Good news for Shelbyville residents and Karen from Mean Girls: it’s officially scientifically OK to have kids with your cousins.

A landmark study led by Columbia University’s Yaniv Erlich, which traced a family tree consisting of 13 million people (including Kevin Bacon), revealed that the risk of birth defects in babies whose parents were first cousins is between four to seven percent.

If you’re not related at all to your kid’s other biological parent, the risk of defects is three or four percent.

 

Oh honey. No.

Four to seven is also about the same chance that a mother over 40 has of having a child with birth defects.

The study is kind of vague about what it means by “birth defects”, though.
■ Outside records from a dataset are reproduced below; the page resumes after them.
+__device__ __forceinline__ void wb_cp_async(void* smem_dst, const void* gmem_src, int bytes) {
+  const uint32_t d = (uint32_t)__cvta_generic_to_shared(smem_dst);
+  if (bytes == 16) asm volatile("cp.async.cg.shared.global [%0], [%1], 16;\n" ::"r"(d), "l"(gmem_src) : "memory");
+  else if (bytes == 8) asm volatile("cp.async.ca.shared.global [%0], [%1], 8;\n" ::"r"(d), "l"(gmem_src) : "memory");
+  else asm volatile("cp.async.ca.shared.global [%0], [%1], 4;\n" ::"r"(d), "l"(gmem_src) : "memory");
+}
+__device__ __forceinline__ void wb_cp_async_wait() {
+  asm volatile("cp.async.commit_group;\ncp.async.wait_group 0;\n" ::: "memory");
+}
+
+enum : int { kPhSetup = 0, kPhWait = 1, kPhCode = 2, kPhTail = 3, kPhCount = 4 };
+#ifdef ZB_EMIT_PHASES
+__device__ unsigned long long g_emit_phases[kPhCount];
+struct PhaseClock {
+  long long last, acc[kPhCount];
+  __device__ __forceinline__ PhaseClock() {
+    last = clock64();
+#pragma unroll
+    for (int p = 0; p < kPhCount; p++) acc[p] = 0;
+  }
+  __device__ __forceinline__ void mark(int p) {
+    const long long t = clock64();
+    acc[p] += t - last;
+    last = t;
+  }
+  template <int N>
+  __device__ __forceinline__ void wait_for(const uint4 (&v)[N]) {
+#pragma unroll
+    for (int i = 0; i < N; i++) asm volatile("" ::"r"(v[i].x));
+    mark(kPhWait);
+  }
+  __device__ __forceinline__ void commit(int lane) {
+    if (lane == 0)
+#pragma unroll
+      for (int p = 0; p < kPhCount; p++) atomicAdd(&g_emit_phases[p], (unsigned long long)acc[p]);
+  }
+};
+#else
+struct PhaseClock {
+  __device__ __forceinline__ void mark(int) {}
+  template <int N>
+  __device__ __forceinline__ void wait_for(const uint4 (&)[N]) {}
+  __device__ __forceinline__ void commit(int) {}
+};
+#endif
 
 struct WbStream {
   uint8_t* gaddr;
@@ -705,16 +801,13 @@
   __syncwarp();
 }
 
-template <int G, class Batch = NoBatch>
-__global__ void __launch_bounds__(kWbWarps * 32) k_encode_write_warp(const uint8_t* __restrict__ in, uint64_t n, uint32_t chunk,
-                                                                     uint64_t K, int bits_mode, const uint8_t* __restrict__ types,
-                                                                     const uint32_t* __restrict__ sizes,
-                                                                     const EncSave* __restrict__ saves,
-                                                                     const uint64_t* __restrict__ item_off, uint8_t* out,
-                                                                     Batch B = {}) {
-  __shared__ WbSmem<G> S;
-  const int tid = threadIdx.x, lane = tid & 31, warp = tid >> 5;
-  for (uint64_t w = blockIdx.x; w < batch_work(B, K); w += gridDim.x) {
+template <int G, class Batch>
+__device__ __forceinline__ void wb_fetch_items(WbUnit<G>& U, WbFetch& F, uint64_t u, uint64_t units, const uint8_t* in, uint64_t n,
+                                               uint32_t chunk, uint64_t K, int bits_mode, const uint8_t* types, const uint32_t* sizes,
+                                               const EncSave* saves, const uint64_t* item_off, uint8_t* out, const Batch& B, int lane) {
+  uint32_t seg = 0;
+  if (u < units) {
+    const uint64_t w = u >> 2;
     uint64_t c = w;
     if constexpr (kIsBatch<Batch>) {
       const uint32_t i = batch_find(B.start, B.n, w);
@@ -724,77 +817,140 @@
       c = w - B.start[i];
     }
     const uint32_t chunk_len = (c == K - 1) ? (uint32_t)(n - c * (uint64_t)chunk) : chunk;
-    if (chunk_len % (64u * G) != 0) continue;
-    const uint8_t* in_c = in + c * (uint64_t)chunk;
-    const uint32_t plen = chunk_len / G;
-    const uint32_t seg = plen >> 2;
-    const bool rot = (bits_mode == 1 && G > 1);
-    __syncthreads();
-    if (warp < G) {
-      const int g = warp;
-      const uint64_t item = (uint64_t)g * K + c;
-      WbItem it;
-      it.dest = out + item_off[item];
-      it.type = types[item];
-      it.size = sizes[item];
-      it.hsize = 0;
-      it.lg = 0;
-      it.sbytes[0] = it.sbytes[1] = it.sbytes[2] = it.sbytes[3] = 0;
-      if (it.type == 1 && it.size == 1) {
-        if (lane == 0) it.dest[0] = saves[item].hdr[0];
-      } else if (it.type == 1) {
-        const EncSave* sv = saves + item;
-        it.hsize = sv->hsize;
-        it.lg = sv->lg;
-#pragma unroll
-        for (int q = 0; q < 4; q++) it.sbytes[q] = sv->sbytes[q];
-        reinterpret_cast<uint2*>(S.nb[g])[lane] = reinterpret_cast<const uint2*>(sv->nb)[lane];
-        __syncwarp();
-        warp_build_codes<true>(S.nb[g], (int)it.lg, S.code[g]);
-        for (uint32_t i = lane; i < it.hsize; i += 32) it.dest[i] = sv->hdr[i];
-        if (lane < 3) {
-          it.dest[it.hsize + 2 * lane] = (uint8_t)it.sbytes[lane];
-          it.dest[it.hsize + 2 * lane + 1] = (uint8_t)(it.sbytes[lane] >> 8);
-        }
-      }
-      if (lane == 0) S.item[g] = it;
-    }
-    __syncthreads();
-
-    const int s = warp;
+    if (chunk_len % (64u * G) == 0) {
+      const uint32_t s = (uint32_t)(u & 3);
+      seg = chunk_len / G / 4;
+      if (lane == 0) {
+        U.src = in + c * (uint64_t)chunk + (uint64_t)s * seg * G;
+        U.rot = (bits_mode == 1 && G > 1);
+        F.out = out;
+        F.save_c = saves + c;
+        F.K = K;
+        F.item0 = (uint32_t)(c & 3);
+        F.s = s;
+      }
+      const int g = lane & 7;
+      if (g < G) {
+        const uint64_t item = (uint64_t)g * K + c;
+        switch (lane >> 3) {
+          case 0: wb_cp_async(&F.off[g], item_off + item, 8); break;
+          case 1: wb_cp_async(&F.size[g], sizes + item, 4); break;
+          case 2: wb_cp_async(&F.type4[g], types + (item & ~(uint64_t)3), 4); break;
+          default:
+            wb_cp_async(F.sbytes[g], saves[item].sbytes, 16);
+            wb_cp_async(&F.hsize[g], &saves[item].hsize, 4);
+            break;
+        }
+      }
+    }
+  }
+  if (lane == 0) {
+    U.seg = seg;
+    if (seg == 0)
+#pragma unroll
+      for (int g = 0; g < G; g++) U.kind[g] = kWbNone;
+  }
+}
+
+template <int G>
+__device__ __forceinline__ void wb_fetch_codes(WbUnit<G>& U, const WbFetch& F, uint32_t (*code)[256], int lane) {
+  wb_cp_async_wait();
+  __syncwarp();
+  const uint32_t seg = U.seg;
+  if (seg == 0) return;
+#pragma unroll
+  for (int g = 0; g < G; g++) {
+    const uint64_t item_lo = (uint64_t)g * F.K + F.item0;
+    const uint32_t type = (F.type4[g] >> (8 * (uint32_t)(item_lo & 3))) & 0xFFu;
+    const uint32_t kind = type == 0 ? kWbRaw : (F.size[g] > 1 ? kWbCoded : kWbNone);
+    uint8_t* dest = F.out + F.off[g];
+    if (kind == kWbRaw) {
+      dest += (uint64_t)F.s * seg;
+    } else if (kind == kWbCoded) {
+      uint32_t at = F.hsize[g] + 6;
+      for (uint32_t q = 0; q < F.s; q++) at += F.sbytes[g][q];
+      dest += at;
+      const uint4* src = reinterpret_cast<const uint4*>(F.save_c[(uint64_t)g * F.K].code);
+      wb_cp_async(reinterpret_cast<uint4*>(code[g]) + lane, src + lane, 16);
+      wb_cp_async(reinterpret_cast<uint4*>(code[g]) + 32 + lane, src + 32 + lane, 16);
+    }
+    if (lane == 0) {
+      U.dest[g] = dest;
+      U.kind[g] = kind;
+      U.sbytes[g] = F.sbytes[g][F.s];
+    }
+  }
+  asm volatile("cp.async.commit_group;\n" ::: "memory");
+  __syncwarp();
+}
+
+template <int G, class Batch = NoBatch>
+__global__ void __launch_bounds__(kWbWarps * 32) k_encode_write_warp(const uint8_t* __restrict__ in, uint64_t n, uint32_t chunk,
+                                                                     uint64_t K, int bits_mode, const uint8_t* __restrict__ types,
+                                                                     const uint32_t* __restrict__ sizes,
+                                                                     const EncSave* __restrict__ saves,
+                                                                     const uint64_t* __restrict__ item_off, uint8_t* out,
+                                                                     uint32_t* claim, Batch B = {}) {
+  __shared__ WbSmem<G> S;
+  const int lane = threadIdx.x & 31, warp = threadIdx.x >> 5;
+  PhaseClock ph;
+  const uint64_t units = 4 * batch_work(B, K);
+  auto next_unit = [&]() -> uint64_t {
+    uint32_t v = 0;
+    if constexpr (kIsBatch<Batch>) {
+      if (lane == 0) v = atomicAdd(&B.t[0].ctrl->work_counter, 1u);
+    } else {
+      if (lane == 0) v = atomicAdd(claim, 1u);
+    }
+    return __shfl_sync(0xffffffffu, v, 0);
+  };
+  auto fetch_items = [&](int b, uint64_t v) {
+    wb_fetch_items<G>(S.unit[warp][b], S.fetch[warp], v, units, in, n, chunk, K, bits_mode, types, sizes, saves, item_off, out, B, lane);
+  };
+  auto fetch_codes = [&](int b) { wb_fetch_codes<G>(S.unit[warp][b], S.fetch[warp], S.code[warp][b], lane); };
+  uint4 cur[G], nxt[G];
+  auto load_first_tile = [&](int b) {
+    const WbUnit<G>& V = S.unit[warp][b];
+    const uint32_t t0 = ((V.seg + kWbTile - 1) / kWbTile - 1) * kWbTile;
+    if (V.seg && t0 + 16 * lane < V.seg) {
+      const uint4* p = reinterpret_cast<const uint4*>(V.src + (uint64_t)(t0 + 16 * lane) * G);
+#pragma unroll
+      for (int i = 0; i < G; i++) nxt[i] = __ldg(p + i);
+    }
+  };
+
+  uint64_t u = next_unit();
+  int b = 0;
+  fetch_items(0, u);
+  fetch_codes(0);
+  load_first_tile(0);
+  wb_cp_async_wait();
+  __syncwarp();
+  while (u < units) {
+    const uint64_t u_next = next_unit();
+    const WbUnit<G>& U = S.unit[warp][b];
+    const uint32_t seg = U.seg;
+    const uint8_t* const src_s = U.src;
+    const bool rot = U.rot;
     WbStream st[G];
     uint32_t raw_shift[G];
 #pragma unroll
     for (int g = 0; g < G; g++) {
-      const WbItem& it = S.item[g];
-      st[g].gaddr = it.dest;
+      st[g].gaddr = U.dest[g];
       st[g].a = st[g].B = st[g].flushed = 0;
       raw_shift[g] = 0;
-      if (it.type == 1 && it.size > 1) {
-        uint32_t at = it.hsize + 6;
-        for (int q = 0; q < s; q++) at += it.sbytes[q];
-        st[g].gaddr = it.dest + at;
+      if (U.kind[g] == kWbCoded) {
         st[g].a = (uint32_t)((uintptr_t)st[g].gaddr & 3);
         st[g].B = 8 * st[g].a;
         for (uint32_t w = lane; w < kWbBitWords; w += 32) S.bitbuf[warp][g][w] = 0;
-      } else if (it.type == 0) {
-        st[g].gaddr = it.dest + (uint64_t)s * seg;
+      } else if (U.kind[g] == kWbRaw) {
         raw_shift[g] = (uint32_t)((uintptr_t)st[g].gaddr & 15);
       }
     }
     __syncwarp();
-
-    const uint8_t* src_s = in_c + (uint64_t)s * seg * G;
+    ph.mark(kPhSetup);
+
     const uint32_t ntiles = (seg + kWbTile - 1) / kWbTile;
-    uint4 cur[G], nxt[G];
-    {
-      const uint32_t t0 = (ntiles - 1) * kWbTile;
-      if (t0 + 16 * lane < seg) {
-        const uint4* p = reinterpret_cast<const uint4*>(src_s + (uint64_t)(t0 + 16 * lane) * G);
-#pragma unroll
-        for (int i = 0; i < G; i++) nxt[i] = __ldg(p + i);
-      }
-    }
     auto do_tile = [&](auto full_tag, const uint32_t ti) {
       constexpr bool kFull = decltype(full_tag)::value;
       const uint32_t t0 = ti * kWbTile;
@@ -806,7 +962,10 @@
         const uint4* p = reinterpret_cast<const uint4*>(src_s + (uint64_t)(t0 - kWbTile + 16 * lane) * G);
 #pragma unroll
         for (int i = 0; i < G; i++) nxt[i] = __ldg(p + i);
-      }
+      } else {
+        load_first_tile(b ^ 1);
+      }
+      if (have) ph.wait_for(cur);
       uint4 pv[G];
       if (have) {
         uint32_t w[4 * G];
@@ -824,8 +983,8 @@
       }
 #pragma unroll
       for (int g = 0; g < G; g++) {
-        const uint32_t type = S.item[g].type, size = S.item[g].size;
-        if (type == 0) {
+        const uint32_t kind = U.kind[g];
+        if (kind == kWbRaw) {
           uint8_t* stg = S.stage[warp];
           if (have) *reinterpret_cast<uint4*>(stg + 16 * lane) = pv[g];
           __syncwarp();
@@ -874,8 +1033,8 @@
             }
           }
           __syncwarp();
-        } else if (size > 1) {
-          const unsigned char* code = reinterpret_cast<const unsigned char*>(S.code[g]);
+        } else if (kind == kWbCoded) {
+          const unsigned char* code = reinterpret_cast<const unsigned char*>(S.code[warp][b][g]);
           uint64_t v[4] = {0, 0, 0, 0};
           uint32_t l[4] = {0, 0, 0, 0};
           if (have) {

As a rule, more genetic variation between the parents gives them a better chance of passing down more diverse immune resistance, and of not saddling them with hereditary issues (which could be anything from recessive genes for major diseases, to just an unfortunate set of front teeth).

No, honey. No.

Of course, worrying about whether you’ll have healthy kids is likely the last of your worries if this revelation has personal relevance for you. It might be scientifically OK, but it’s still socially icky to go from hanging out naked in Gran’s paddling pool at Christmas to…hanging out naked.

It’s not like the taboos around marrying someone who’s part of your family exist purely for the sake of keeping the gene pool nicely mixed up. First cousins’ parents are siblings – imagine if your kid was getting it on with your sister’s kid.

See? Icky.

Oh, buddy.

Although technically, you’re tenth, eleventh or thirteenth cousins with pretty much everyone on earth.

And I hope that stat pops into your head when you’re about to pick up at the pub tonight.